- **Exercise goal**: Please repeat exactly the lines below from the one containing "RESTORE_LINES = 2" down to the one containing "DevBatch& B = c->B;", both included, and nothing else.

───── Data supplied ─────

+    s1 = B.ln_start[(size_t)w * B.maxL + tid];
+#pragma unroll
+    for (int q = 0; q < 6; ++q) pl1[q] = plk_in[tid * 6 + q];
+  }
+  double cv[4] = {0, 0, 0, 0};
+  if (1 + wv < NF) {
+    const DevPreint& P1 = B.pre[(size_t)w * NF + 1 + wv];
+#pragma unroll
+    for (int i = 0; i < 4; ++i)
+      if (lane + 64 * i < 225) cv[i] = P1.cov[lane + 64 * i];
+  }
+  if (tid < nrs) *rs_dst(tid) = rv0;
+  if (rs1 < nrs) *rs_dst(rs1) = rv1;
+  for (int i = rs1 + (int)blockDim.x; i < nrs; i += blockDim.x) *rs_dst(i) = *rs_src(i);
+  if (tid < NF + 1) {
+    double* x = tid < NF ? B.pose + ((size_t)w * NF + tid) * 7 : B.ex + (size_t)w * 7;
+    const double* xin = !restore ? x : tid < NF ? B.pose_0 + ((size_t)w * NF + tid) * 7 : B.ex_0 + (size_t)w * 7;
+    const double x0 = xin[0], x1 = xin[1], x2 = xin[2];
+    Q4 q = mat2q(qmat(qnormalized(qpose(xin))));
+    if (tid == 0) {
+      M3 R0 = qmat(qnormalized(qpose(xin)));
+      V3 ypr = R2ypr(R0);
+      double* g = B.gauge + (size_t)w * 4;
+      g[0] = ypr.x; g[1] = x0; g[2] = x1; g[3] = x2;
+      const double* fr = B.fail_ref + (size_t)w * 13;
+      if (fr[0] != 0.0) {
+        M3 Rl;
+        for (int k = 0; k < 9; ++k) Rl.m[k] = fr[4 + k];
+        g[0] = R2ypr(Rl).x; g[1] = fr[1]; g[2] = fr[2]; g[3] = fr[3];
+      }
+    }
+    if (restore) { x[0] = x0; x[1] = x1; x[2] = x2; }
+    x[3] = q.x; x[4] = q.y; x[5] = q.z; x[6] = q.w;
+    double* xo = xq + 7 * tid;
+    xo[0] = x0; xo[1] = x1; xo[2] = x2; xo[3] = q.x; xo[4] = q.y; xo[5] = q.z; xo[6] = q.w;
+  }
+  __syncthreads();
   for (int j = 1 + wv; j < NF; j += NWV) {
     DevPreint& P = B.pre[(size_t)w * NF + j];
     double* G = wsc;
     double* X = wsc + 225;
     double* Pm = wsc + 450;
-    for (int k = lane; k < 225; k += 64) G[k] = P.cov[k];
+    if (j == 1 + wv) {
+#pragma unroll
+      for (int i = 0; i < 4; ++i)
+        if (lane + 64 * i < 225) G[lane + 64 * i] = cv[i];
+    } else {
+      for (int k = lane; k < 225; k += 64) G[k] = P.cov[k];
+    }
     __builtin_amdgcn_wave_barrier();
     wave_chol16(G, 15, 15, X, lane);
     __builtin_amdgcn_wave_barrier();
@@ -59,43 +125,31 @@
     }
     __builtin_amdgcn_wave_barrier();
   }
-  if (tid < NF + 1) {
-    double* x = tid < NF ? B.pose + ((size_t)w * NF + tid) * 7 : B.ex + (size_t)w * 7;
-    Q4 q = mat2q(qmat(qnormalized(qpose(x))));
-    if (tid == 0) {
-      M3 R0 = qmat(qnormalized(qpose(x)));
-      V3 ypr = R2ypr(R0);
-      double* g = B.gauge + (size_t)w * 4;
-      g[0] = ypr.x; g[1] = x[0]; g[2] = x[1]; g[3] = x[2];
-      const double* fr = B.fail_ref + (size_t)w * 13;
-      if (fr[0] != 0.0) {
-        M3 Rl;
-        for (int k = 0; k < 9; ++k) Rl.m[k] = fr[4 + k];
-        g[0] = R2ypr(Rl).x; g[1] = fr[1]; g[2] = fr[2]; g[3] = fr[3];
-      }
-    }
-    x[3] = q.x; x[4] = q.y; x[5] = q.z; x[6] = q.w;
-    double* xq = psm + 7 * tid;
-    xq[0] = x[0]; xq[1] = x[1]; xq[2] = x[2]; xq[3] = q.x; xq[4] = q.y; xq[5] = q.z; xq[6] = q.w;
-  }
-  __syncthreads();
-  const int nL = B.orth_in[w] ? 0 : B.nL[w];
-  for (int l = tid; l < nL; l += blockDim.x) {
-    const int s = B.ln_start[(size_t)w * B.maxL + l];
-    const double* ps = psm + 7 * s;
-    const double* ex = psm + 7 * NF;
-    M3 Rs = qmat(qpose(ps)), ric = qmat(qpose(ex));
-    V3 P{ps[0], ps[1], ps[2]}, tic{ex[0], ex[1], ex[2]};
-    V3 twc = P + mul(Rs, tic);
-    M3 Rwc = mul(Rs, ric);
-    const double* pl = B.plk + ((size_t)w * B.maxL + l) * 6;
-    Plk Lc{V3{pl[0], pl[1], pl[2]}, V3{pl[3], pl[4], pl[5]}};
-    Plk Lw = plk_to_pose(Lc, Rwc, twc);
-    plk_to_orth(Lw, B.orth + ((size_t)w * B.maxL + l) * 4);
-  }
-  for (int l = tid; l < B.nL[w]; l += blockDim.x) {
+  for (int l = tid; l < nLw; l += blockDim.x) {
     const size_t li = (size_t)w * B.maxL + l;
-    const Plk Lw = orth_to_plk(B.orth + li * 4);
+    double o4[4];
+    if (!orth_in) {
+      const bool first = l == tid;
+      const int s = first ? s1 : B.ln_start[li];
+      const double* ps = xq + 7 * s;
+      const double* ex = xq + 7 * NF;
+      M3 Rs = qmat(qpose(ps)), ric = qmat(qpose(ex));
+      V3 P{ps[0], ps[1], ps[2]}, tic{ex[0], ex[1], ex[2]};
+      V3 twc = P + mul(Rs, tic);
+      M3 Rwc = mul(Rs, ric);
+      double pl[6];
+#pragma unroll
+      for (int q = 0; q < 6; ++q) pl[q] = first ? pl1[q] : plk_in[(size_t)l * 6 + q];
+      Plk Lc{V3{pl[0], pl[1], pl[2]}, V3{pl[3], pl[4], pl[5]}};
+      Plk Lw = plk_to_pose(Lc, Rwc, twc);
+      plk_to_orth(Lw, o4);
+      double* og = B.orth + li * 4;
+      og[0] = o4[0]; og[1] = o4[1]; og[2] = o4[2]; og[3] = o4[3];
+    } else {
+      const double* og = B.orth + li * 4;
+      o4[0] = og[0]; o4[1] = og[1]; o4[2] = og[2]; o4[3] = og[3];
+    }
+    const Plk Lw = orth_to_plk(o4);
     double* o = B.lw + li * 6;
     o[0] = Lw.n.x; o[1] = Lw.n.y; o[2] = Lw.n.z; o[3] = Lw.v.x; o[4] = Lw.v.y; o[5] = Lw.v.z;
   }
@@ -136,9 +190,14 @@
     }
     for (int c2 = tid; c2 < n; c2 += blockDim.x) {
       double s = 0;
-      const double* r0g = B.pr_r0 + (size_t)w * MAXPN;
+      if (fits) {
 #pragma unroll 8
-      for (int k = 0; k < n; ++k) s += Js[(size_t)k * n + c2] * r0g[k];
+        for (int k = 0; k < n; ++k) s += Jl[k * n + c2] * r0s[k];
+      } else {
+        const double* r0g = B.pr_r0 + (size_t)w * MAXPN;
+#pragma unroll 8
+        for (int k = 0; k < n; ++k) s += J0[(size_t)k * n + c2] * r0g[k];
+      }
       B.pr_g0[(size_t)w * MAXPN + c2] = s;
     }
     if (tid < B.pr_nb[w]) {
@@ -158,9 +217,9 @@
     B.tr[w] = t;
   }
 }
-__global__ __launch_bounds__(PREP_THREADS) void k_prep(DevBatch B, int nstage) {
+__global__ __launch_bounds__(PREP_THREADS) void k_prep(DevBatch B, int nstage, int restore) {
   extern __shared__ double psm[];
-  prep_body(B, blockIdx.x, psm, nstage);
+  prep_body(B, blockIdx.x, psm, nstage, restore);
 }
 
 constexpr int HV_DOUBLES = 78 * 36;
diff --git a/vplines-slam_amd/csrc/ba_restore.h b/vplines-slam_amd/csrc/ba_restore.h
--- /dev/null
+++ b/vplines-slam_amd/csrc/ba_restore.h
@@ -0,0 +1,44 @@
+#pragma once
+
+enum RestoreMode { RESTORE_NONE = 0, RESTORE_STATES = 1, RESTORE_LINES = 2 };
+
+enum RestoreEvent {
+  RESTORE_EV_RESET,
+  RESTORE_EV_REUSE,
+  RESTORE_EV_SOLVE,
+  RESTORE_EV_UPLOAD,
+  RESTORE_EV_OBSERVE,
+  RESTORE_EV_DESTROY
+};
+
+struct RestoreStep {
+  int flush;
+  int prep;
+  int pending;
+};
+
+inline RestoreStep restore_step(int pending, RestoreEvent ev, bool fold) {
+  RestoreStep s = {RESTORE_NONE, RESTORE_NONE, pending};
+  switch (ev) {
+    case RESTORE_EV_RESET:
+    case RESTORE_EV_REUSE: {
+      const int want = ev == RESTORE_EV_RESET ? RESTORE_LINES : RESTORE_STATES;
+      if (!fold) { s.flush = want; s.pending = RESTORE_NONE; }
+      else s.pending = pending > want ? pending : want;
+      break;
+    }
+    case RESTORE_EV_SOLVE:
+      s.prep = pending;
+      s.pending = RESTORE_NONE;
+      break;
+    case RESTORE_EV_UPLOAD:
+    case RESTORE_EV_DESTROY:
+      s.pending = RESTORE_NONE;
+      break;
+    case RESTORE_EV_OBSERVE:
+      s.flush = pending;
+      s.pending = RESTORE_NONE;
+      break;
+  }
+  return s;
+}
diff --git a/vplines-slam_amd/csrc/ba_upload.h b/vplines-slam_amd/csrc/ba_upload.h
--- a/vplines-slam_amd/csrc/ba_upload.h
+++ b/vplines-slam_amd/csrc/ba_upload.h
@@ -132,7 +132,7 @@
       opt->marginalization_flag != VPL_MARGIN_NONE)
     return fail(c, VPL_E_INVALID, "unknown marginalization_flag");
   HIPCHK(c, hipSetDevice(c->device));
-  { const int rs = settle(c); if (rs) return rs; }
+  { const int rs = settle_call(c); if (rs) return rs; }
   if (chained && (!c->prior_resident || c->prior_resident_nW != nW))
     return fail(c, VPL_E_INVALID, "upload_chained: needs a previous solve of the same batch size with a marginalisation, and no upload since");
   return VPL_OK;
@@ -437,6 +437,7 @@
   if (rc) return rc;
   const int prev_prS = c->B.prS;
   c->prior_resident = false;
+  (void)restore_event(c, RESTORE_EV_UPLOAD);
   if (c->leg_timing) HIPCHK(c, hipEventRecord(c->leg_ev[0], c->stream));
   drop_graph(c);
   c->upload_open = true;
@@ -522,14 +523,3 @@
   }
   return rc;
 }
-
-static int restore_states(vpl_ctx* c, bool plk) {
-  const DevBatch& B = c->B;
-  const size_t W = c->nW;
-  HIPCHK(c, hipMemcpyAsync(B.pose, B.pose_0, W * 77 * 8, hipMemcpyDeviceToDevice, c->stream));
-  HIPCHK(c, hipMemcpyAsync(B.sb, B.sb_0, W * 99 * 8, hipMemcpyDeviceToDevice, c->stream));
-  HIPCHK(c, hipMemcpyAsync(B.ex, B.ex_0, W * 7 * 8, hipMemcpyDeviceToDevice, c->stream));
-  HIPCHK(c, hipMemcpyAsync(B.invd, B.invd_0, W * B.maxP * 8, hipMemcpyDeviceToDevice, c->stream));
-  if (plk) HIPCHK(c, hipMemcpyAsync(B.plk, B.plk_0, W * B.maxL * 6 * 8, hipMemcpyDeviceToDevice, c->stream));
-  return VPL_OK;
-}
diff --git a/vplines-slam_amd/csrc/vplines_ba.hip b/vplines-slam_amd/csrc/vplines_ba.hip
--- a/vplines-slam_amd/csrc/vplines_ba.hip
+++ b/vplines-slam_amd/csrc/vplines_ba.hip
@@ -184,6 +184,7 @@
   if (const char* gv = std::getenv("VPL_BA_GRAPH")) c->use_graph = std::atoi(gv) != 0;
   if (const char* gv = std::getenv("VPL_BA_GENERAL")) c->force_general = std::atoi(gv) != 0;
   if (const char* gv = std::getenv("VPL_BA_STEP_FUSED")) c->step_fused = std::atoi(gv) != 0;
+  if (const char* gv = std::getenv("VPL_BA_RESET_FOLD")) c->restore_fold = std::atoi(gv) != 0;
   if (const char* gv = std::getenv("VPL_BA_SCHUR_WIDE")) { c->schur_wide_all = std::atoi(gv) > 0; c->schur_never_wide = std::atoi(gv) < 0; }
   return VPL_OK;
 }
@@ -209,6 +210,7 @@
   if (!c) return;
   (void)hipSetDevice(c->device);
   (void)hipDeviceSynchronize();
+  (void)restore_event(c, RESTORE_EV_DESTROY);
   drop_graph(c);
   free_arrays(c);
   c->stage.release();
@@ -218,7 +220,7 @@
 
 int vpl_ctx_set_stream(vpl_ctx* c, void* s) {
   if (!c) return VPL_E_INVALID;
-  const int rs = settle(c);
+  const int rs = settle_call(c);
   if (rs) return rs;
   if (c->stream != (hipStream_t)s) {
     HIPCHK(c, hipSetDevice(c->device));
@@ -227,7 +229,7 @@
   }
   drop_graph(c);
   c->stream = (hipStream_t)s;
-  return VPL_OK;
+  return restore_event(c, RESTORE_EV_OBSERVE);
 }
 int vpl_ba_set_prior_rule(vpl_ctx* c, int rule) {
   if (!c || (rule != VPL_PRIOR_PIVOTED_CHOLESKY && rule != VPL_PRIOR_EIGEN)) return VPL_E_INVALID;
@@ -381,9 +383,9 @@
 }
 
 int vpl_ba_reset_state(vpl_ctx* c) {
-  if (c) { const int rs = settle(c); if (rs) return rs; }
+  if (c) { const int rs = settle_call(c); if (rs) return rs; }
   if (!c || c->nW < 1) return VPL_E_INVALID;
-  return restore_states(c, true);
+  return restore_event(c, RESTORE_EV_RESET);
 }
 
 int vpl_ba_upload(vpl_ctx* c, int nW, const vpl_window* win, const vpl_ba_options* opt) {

─────

- **Result of the exercise**:
+enum RestoreMode { RESTORE_NONE = 0, RESTORE_STATES = 1, RESTORE_LINES = 2 };
+
+enum RestoreEvent {
+  RESTORE_EV_RESET,
+  RESTORE_EV_REUSE,
+  RESTORE_EV_SOLVE,
+  RESTORE_EV_UPLOAD,
+  RESTORE_EV_OBSERVE,
+  RESTORE_EV_DESTROY
+};
+
+struct RestoreStep {
+  int flush;
+  int prep;
+  int pending;
+};
+
+inline RestoreStep restore_step(int pending, RestoreEvent ev, bool fold) {
+  RestoreStep s = {RESTORE_NONE, RESTORE_NONE, pending};
+  switch (ev) {
+    case RESTORE_EV_RESET:
+    case RESTORE_EV_REUSE: {
+      const int want = ev == RESTORE_EV_RESET ? RESTORE_LINES : RESTORE_STATES;
+      if (!fold) { s.flush = want; s.pending = RESTORE_NONE; }
+      else s.pending = pending > want ? pending : want;
+      break;
+    }
+    case RESTORE_EV_SOLVE:
+      s.prep = pending;
+      s.pending = RESTORE_NONE;
+      break;
+    case RESTORE_EV_UPLOAD:
+    case RESTORE_EV_DESTROY:
+      s.pending = RESTORE_NONE;
+      break;
+    case RESTORE_EV_OBSERVE:
+      s.flush = pending;
+      s.pending = RESTORE_NONE;
+      break;
+  }
+  return s;
+}
diff --git a/vplines-slam_amd/csrc/ba_upload.h b/vplines-slam_amd/csrc/ba_upload.h
--- a/vplines-slam_amd/csrc/ba_upload.h
+++ b/vplines-slam_amd/csrc/ba_upload.h
@@ -132,7 +132,7 @@
       opt->marginalization_flag != VPL_MARGIN_NONE)
     return fail(c, VPL_E_INVALID, "unknown marginalization_flag");
   HIPCHK(c, hipSetDevice(c->device));
-  { const int rs = settle(c); if (rs) return rs; }
+  { const int rs = settle_call(c); if (rs) return rs; }
   if (chained && (!c->prior_resident || c->prior_resident_nW != nW))
     return fail(c, VPL_E_INVALID, "upload_chained: needs a previous solve of the same batch size with a marginalisation, and no upload since");
   return VPL_OK;
@@ -437,6 +437,7 @@
   if (rc) return rc;
   const int prev_prS = c->B.prS;
   c->prior_resident = false;
+  (void)restore_event(c, RESTORE_EV_UPLOAD);
   if (c->leg_timing) HIPCHK(c, hipEventRecord(c->leg_ev[0], c->stream));
   drop_graph(c);
   c->upload_open = true;
@@ -522,14 +523,3 @@
   }
   return rc;
 }
-
-static int restore_states(vpl_ctx* c, bool plk) {
-  const DevBatch& B = c->B;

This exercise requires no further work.